Check each line of the data for "bufs" and select those that have it.

── Given data

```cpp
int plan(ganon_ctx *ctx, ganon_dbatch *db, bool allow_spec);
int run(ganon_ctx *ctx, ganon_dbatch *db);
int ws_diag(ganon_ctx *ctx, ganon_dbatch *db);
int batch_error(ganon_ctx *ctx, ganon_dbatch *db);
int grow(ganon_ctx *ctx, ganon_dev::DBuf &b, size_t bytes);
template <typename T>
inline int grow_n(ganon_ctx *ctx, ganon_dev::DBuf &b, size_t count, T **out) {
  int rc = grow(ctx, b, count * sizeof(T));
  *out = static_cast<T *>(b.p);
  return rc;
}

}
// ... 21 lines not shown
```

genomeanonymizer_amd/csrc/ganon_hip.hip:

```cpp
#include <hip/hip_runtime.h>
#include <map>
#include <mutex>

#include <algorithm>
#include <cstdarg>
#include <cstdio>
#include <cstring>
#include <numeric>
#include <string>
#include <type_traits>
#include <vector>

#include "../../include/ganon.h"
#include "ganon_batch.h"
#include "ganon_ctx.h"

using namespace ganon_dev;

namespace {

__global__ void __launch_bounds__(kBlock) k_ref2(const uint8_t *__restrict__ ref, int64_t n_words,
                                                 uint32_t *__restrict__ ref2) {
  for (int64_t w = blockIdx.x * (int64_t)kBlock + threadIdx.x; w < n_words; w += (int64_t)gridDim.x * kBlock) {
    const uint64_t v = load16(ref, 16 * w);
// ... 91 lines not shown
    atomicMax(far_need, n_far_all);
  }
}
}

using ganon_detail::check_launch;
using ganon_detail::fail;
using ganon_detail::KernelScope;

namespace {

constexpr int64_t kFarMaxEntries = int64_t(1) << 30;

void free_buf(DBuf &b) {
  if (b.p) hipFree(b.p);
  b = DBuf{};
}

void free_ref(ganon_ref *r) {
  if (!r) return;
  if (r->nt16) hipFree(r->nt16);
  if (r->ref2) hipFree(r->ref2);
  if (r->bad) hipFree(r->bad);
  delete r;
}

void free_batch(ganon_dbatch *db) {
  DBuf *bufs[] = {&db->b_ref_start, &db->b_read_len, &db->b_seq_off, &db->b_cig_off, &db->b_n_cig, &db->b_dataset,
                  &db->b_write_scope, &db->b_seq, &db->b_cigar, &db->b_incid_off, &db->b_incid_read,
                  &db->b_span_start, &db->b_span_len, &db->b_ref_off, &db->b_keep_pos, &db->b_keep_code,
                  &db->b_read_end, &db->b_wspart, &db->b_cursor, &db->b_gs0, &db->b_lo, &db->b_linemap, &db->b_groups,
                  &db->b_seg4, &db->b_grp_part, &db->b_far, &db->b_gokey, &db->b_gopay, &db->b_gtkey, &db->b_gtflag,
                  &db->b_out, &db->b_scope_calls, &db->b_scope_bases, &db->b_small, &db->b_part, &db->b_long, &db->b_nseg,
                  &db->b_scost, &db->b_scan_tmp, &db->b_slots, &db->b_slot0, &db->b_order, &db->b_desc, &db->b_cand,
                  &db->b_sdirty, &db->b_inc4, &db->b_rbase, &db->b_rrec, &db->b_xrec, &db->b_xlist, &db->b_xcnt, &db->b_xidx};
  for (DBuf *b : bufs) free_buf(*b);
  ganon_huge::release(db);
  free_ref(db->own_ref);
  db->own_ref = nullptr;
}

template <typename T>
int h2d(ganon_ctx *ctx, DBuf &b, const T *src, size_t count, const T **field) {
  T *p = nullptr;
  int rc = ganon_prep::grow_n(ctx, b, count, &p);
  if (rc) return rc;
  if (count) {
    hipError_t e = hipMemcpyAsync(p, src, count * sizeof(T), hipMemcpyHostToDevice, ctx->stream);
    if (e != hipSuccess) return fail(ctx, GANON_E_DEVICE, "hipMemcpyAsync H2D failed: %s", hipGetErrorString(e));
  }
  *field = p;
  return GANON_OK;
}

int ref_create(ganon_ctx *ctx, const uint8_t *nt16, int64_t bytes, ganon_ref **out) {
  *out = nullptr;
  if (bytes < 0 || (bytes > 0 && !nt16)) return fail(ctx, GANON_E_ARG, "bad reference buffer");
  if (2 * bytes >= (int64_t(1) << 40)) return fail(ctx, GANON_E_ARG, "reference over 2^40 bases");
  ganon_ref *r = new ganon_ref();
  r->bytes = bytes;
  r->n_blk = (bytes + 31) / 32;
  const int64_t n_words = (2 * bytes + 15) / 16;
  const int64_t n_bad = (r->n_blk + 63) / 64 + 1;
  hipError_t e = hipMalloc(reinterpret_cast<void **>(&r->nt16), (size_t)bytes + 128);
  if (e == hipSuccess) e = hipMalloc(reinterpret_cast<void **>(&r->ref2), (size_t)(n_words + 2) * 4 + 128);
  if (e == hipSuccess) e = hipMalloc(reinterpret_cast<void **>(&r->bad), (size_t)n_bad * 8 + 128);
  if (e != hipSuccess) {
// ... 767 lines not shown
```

────

- Output for this exercise:
  DBuf *bufs[] = {&db->b_ref_start, &db->b_read_len, &db->b_seq_off, &db->b_cig_off, &db->b_n_cig, &db->b_dataset,
  for (DBuf *b : bufs) free_buf(*b);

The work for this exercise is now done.